§ **ABOUT THIS TASK**
Starting at the line that holds "-687,7 +772,7 @@" and stopping at the line that holds "int HALO = 0>", restate the records below word for word, with both of those lines included.

* * *

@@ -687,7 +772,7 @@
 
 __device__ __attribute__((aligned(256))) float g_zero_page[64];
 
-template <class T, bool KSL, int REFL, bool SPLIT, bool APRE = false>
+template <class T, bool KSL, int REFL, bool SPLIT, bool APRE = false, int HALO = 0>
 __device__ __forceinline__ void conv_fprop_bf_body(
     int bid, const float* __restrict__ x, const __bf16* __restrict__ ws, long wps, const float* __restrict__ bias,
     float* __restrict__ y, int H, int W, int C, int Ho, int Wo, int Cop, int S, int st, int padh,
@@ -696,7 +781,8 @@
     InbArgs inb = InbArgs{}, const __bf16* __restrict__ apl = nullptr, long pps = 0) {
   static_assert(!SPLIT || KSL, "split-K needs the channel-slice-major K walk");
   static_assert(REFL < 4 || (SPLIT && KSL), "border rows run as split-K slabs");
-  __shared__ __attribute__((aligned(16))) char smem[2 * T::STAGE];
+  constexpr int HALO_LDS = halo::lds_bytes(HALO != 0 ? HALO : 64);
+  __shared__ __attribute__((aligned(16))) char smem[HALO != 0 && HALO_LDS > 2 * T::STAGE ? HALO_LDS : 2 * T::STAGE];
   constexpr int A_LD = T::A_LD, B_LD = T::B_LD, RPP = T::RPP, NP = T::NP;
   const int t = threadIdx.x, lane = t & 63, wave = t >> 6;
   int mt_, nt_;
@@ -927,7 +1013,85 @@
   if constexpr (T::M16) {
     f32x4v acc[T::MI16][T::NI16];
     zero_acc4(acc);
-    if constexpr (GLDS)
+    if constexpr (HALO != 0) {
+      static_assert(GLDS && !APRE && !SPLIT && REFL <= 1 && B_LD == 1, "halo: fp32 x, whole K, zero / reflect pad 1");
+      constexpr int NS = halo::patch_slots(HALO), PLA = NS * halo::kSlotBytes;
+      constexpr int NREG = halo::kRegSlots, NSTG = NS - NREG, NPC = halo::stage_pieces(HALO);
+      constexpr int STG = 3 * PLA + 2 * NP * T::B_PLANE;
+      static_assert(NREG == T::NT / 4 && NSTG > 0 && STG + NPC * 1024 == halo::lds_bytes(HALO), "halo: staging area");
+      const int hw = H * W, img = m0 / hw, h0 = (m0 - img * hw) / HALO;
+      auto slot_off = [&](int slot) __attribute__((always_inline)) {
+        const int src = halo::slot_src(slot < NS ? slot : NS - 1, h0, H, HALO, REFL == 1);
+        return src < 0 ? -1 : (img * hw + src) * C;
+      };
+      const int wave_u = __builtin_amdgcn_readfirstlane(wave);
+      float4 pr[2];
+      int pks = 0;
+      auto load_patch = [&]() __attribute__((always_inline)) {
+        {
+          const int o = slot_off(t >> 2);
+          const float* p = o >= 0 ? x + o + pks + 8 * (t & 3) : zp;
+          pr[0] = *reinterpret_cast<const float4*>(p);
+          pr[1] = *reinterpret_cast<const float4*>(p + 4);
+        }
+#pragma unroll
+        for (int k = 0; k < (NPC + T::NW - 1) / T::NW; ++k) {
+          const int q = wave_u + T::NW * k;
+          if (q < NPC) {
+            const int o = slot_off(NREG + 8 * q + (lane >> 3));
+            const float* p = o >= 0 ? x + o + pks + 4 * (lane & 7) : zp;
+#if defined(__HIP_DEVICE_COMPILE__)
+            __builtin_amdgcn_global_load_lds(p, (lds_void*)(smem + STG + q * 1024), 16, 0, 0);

* * *

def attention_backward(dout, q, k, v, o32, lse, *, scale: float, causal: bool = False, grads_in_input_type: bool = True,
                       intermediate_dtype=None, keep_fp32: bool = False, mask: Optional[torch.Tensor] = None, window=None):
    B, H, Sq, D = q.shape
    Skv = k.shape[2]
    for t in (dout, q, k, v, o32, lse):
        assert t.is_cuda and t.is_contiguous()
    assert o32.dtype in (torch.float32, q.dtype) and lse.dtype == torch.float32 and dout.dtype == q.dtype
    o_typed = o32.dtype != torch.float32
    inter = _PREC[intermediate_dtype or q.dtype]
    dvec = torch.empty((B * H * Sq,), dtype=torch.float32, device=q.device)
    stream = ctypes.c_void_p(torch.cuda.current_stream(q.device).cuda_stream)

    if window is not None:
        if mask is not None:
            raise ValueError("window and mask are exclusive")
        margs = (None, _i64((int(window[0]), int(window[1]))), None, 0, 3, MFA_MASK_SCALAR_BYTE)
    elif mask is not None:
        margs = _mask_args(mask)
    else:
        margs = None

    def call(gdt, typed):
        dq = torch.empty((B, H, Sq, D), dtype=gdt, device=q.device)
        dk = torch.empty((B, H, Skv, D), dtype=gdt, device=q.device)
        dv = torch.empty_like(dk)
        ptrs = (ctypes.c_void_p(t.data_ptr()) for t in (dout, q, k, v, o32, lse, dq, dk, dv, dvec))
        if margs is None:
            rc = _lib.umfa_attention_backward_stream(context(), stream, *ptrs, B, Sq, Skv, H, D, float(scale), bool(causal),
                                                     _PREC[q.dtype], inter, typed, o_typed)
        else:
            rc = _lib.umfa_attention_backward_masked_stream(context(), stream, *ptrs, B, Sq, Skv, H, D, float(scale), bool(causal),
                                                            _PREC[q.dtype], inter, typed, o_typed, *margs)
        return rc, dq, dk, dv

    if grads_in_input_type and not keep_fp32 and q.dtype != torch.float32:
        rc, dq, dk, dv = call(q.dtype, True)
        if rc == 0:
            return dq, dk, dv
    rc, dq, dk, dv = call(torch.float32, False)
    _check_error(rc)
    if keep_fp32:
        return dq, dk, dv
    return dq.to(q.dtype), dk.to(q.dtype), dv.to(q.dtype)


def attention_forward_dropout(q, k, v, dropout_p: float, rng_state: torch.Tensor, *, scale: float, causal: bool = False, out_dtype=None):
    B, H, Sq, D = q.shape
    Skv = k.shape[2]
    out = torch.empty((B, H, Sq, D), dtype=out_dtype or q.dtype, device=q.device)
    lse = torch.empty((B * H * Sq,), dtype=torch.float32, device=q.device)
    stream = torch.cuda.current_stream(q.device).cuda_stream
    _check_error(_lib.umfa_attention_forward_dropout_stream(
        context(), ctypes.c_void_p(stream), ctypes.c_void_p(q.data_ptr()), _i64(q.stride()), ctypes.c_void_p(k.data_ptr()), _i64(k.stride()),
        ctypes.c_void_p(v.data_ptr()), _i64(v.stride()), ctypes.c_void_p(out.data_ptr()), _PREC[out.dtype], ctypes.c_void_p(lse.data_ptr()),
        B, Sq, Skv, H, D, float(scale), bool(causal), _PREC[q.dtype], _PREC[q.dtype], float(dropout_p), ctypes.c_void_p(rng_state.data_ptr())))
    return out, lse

* * *

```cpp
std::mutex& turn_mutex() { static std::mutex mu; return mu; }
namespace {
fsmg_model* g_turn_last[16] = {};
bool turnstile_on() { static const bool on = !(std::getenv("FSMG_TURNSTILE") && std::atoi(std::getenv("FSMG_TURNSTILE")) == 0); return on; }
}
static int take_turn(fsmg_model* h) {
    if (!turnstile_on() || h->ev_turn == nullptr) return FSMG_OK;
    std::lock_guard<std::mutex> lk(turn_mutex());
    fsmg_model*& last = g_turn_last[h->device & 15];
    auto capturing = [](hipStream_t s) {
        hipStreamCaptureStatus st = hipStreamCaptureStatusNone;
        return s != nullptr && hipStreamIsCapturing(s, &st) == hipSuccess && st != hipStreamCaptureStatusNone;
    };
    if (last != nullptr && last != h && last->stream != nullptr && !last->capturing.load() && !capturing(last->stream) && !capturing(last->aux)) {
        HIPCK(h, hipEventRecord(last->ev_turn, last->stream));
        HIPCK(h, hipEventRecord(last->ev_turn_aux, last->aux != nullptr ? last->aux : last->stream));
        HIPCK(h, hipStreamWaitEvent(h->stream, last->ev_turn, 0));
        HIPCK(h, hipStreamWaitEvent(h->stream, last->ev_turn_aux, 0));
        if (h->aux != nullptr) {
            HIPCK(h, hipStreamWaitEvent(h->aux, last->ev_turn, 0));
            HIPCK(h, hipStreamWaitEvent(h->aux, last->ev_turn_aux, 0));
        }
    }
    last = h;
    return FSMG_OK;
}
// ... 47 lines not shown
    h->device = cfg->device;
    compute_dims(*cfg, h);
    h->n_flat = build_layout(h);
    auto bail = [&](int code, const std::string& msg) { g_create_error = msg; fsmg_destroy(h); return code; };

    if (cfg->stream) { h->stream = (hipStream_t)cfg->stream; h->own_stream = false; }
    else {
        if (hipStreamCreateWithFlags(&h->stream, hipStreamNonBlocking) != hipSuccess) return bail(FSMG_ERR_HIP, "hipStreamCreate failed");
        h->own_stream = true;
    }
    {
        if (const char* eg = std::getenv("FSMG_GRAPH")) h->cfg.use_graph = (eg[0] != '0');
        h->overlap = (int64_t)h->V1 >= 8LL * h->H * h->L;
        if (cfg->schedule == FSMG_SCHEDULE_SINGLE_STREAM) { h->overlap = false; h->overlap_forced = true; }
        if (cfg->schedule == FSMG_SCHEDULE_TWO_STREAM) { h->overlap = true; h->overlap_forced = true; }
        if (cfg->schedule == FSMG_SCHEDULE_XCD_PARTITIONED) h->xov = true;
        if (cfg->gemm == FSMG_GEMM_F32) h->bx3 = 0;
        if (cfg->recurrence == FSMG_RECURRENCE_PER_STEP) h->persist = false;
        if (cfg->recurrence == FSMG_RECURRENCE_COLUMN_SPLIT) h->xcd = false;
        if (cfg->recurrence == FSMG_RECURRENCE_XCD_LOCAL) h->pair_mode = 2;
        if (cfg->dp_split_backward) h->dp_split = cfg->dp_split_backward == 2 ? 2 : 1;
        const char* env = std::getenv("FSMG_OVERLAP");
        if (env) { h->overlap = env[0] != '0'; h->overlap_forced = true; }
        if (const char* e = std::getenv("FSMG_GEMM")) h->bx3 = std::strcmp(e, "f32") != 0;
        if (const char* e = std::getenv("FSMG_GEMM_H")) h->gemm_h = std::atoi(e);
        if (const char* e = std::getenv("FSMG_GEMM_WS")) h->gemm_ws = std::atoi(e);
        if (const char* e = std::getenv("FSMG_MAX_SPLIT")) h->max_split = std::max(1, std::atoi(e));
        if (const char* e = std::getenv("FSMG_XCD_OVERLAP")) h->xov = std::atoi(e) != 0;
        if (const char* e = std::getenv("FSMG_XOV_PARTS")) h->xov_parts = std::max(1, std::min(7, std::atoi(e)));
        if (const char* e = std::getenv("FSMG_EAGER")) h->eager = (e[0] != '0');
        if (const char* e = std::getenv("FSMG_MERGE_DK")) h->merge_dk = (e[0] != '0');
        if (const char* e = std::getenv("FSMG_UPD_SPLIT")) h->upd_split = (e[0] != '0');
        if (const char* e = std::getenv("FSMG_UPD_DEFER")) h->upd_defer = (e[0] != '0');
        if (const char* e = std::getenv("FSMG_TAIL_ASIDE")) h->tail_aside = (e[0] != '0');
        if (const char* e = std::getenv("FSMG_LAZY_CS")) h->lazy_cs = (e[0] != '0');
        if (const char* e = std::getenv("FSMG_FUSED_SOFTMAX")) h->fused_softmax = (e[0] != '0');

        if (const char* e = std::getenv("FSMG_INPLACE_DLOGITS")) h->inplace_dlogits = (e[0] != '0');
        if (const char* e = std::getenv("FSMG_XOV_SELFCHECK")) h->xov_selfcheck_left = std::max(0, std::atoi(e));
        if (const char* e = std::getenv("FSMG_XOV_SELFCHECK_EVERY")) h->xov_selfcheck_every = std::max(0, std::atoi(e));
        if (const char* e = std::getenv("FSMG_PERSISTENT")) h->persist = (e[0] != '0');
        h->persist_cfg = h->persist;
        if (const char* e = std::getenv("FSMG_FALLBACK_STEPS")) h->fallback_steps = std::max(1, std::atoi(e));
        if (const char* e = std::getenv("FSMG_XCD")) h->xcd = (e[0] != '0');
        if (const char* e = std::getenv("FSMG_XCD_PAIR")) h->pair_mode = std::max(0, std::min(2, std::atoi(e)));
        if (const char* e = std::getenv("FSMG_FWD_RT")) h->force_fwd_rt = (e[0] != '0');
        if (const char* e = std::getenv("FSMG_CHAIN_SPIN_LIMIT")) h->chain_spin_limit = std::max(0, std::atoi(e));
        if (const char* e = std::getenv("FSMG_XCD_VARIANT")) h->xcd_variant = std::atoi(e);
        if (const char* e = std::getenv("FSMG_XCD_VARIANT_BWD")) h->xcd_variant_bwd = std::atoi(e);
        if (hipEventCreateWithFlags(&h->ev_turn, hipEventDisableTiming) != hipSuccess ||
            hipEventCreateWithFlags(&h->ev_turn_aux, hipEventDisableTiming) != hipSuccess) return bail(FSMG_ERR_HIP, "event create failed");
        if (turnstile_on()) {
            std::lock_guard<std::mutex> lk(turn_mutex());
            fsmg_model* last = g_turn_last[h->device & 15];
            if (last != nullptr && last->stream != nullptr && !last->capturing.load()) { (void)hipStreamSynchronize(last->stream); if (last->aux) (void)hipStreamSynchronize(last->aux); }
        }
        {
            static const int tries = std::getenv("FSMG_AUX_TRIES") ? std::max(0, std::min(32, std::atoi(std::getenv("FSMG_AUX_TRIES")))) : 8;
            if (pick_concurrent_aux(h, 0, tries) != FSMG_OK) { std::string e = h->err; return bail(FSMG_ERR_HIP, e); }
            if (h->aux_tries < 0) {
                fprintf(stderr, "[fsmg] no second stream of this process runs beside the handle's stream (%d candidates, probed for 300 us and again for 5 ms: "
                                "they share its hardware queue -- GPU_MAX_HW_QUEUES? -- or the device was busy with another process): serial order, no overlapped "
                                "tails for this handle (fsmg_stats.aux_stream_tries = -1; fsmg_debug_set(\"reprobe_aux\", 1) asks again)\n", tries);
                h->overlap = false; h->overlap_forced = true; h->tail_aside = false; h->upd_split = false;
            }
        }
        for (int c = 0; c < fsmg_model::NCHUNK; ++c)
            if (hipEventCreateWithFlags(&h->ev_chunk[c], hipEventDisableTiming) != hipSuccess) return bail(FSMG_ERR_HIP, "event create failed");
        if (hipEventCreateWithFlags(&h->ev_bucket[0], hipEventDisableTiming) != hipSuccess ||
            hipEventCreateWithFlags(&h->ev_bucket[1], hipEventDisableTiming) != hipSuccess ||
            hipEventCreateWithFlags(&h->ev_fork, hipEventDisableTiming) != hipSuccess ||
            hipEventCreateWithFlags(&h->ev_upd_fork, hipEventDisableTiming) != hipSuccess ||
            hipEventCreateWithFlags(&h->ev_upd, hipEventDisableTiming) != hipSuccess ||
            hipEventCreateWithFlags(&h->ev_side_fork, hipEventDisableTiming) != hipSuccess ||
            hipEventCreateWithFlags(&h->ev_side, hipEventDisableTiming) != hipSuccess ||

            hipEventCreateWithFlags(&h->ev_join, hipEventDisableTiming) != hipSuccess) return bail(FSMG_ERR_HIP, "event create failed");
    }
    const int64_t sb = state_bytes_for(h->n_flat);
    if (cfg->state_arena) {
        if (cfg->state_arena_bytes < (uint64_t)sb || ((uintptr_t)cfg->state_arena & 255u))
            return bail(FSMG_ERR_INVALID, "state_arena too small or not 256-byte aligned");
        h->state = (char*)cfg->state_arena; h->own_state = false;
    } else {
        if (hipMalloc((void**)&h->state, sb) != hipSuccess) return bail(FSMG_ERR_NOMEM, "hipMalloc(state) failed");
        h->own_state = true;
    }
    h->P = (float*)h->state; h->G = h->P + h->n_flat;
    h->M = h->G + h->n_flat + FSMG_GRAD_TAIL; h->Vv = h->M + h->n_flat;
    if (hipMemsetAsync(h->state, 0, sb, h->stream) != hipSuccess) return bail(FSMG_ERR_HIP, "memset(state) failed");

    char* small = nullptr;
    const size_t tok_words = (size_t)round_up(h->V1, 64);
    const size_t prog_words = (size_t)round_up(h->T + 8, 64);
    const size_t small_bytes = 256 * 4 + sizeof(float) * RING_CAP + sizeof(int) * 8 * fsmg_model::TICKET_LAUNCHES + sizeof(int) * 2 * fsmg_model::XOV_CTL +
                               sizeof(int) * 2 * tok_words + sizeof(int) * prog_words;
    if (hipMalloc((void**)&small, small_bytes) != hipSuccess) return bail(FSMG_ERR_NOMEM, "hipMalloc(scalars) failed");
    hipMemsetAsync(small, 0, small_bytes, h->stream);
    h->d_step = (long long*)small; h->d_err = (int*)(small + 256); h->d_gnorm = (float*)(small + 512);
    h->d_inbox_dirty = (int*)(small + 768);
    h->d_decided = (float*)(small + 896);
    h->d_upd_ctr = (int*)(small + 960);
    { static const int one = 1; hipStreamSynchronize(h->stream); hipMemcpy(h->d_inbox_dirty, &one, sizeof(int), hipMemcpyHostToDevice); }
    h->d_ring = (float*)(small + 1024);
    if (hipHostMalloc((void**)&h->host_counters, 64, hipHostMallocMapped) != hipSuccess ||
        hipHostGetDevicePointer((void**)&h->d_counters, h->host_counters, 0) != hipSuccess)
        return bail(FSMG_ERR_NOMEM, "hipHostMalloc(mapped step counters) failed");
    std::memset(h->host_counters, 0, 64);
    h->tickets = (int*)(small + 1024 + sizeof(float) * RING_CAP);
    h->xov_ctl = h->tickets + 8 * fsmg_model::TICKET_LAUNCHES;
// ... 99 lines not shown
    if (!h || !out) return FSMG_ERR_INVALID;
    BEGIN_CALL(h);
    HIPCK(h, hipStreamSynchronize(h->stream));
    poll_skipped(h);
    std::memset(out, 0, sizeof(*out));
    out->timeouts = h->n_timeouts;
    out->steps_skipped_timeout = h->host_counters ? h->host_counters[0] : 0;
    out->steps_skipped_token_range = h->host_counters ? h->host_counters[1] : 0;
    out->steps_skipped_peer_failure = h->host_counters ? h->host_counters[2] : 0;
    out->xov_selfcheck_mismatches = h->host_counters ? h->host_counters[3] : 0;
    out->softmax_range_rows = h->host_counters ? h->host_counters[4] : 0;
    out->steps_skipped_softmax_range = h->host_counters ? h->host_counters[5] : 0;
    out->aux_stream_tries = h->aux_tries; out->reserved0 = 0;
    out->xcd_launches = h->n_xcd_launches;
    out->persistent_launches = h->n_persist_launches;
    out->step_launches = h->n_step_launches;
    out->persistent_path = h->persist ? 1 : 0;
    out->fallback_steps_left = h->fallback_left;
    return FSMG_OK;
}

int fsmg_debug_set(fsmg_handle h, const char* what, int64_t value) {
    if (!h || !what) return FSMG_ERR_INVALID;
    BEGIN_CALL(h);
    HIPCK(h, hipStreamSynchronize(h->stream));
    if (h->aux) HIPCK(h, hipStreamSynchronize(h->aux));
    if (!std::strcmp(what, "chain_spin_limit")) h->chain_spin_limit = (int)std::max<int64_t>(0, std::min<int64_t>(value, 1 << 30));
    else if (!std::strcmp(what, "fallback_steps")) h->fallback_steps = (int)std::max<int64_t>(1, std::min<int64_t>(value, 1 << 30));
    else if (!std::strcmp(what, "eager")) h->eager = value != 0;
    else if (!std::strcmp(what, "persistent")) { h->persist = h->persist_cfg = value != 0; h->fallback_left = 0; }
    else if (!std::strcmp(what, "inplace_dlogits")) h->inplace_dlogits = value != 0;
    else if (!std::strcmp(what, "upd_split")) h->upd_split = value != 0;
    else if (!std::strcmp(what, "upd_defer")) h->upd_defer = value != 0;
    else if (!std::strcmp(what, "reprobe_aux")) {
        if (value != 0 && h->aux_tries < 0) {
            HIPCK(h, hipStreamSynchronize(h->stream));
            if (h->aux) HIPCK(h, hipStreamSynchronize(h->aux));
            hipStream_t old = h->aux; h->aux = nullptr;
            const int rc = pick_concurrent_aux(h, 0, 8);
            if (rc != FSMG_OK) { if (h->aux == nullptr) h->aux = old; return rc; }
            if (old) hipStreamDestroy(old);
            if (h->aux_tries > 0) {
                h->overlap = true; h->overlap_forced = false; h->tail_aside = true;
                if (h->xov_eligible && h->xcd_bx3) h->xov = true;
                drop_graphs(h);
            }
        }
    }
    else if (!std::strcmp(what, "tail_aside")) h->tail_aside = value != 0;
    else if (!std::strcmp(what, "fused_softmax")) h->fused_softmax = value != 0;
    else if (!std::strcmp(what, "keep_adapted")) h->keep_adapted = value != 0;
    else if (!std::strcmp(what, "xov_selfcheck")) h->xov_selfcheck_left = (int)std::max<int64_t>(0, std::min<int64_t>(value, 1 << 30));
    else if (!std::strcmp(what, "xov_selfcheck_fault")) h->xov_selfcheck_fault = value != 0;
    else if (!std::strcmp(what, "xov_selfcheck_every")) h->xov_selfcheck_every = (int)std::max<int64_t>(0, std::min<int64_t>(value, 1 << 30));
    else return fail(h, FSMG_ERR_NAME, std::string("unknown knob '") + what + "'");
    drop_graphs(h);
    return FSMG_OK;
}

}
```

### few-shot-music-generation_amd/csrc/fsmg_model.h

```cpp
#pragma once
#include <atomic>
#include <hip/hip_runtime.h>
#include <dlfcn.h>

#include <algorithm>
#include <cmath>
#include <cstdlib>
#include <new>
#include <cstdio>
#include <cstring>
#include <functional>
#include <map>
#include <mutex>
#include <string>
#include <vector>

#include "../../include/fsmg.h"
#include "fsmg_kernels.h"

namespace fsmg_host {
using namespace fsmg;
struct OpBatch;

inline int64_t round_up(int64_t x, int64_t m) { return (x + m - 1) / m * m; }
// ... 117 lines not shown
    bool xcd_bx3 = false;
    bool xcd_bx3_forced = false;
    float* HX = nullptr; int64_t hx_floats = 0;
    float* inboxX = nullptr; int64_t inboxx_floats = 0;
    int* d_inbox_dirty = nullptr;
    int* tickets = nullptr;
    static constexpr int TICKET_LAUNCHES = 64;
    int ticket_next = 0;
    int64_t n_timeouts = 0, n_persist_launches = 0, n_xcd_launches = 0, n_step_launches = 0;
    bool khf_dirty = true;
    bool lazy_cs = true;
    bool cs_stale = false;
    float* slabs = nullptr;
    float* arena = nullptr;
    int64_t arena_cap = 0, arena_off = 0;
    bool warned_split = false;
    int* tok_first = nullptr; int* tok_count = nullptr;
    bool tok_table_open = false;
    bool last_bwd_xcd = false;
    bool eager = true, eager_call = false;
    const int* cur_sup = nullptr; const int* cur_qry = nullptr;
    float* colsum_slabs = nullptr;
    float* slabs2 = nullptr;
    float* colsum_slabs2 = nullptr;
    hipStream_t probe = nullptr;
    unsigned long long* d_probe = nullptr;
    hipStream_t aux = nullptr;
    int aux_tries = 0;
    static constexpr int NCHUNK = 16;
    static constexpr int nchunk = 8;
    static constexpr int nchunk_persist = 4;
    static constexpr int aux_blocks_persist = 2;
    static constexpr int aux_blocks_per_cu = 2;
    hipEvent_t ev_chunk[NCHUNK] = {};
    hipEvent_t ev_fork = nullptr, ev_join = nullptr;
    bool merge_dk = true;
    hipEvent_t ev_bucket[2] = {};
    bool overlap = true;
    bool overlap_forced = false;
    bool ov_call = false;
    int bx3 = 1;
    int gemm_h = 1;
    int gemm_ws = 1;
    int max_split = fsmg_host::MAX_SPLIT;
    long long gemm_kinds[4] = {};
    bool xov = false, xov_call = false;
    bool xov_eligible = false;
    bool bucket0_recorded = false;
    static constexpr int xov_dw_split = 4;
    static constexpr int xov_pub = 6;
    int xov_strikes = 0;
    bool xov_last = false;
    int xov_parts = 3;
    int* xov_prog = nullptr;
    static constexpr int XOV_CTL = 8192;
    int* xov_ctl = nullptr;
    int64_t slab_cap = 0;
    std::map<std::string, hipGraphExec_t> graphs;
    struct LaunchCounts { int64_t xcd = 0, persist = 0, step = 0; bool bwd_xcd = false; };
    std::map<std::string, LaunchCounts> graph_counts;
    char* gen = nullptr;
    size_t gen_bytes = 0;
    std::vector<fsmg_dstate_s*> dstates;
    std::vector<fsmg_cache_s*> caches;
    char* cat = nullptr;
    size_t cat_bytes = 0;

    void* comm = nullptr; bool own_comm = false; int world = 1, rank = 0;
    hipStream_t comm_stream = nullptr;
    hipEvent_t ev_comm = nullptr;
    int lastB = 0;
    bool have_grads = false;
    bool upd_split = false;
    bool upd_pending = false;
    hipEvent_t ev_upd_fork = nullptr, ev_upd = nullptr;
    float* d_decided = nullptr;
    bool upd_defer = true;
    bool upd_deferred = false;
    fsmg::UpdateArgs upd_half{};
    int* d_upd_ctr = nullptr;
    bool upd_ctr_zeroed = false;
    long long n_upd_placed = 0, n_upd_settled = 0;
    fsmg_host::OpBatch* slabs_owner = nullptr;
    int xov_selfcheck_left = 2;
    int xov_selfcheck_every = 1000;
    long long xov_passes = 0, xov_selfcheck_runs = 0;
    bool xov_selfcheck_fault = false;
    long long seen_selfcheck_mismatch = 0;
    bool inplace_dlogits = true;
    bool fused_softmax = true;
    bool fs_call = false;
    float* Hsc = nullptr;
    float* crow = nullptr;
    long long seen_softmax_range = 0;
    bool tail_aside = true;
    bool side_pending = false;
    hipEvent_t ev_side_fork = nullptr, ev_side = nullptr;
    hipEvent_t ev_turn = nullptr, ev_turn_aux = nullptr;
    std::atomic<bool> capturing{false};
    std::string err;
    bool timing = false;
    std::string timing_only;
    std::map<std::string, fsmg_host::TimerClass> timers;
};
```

* * *

§ **TASK RESPONSE**
@@ -687,7 +772,7 @@
 
 __device__ __attribute__((aligned(256))) float g_zero_page[64];
 
-template <class T, bool KSL, int REFL, bool SPLIT, bool APRE = false>
+template <class T, bool KSL, int REFL, bool SPLIT, bool APRE = false, int HALO = 0>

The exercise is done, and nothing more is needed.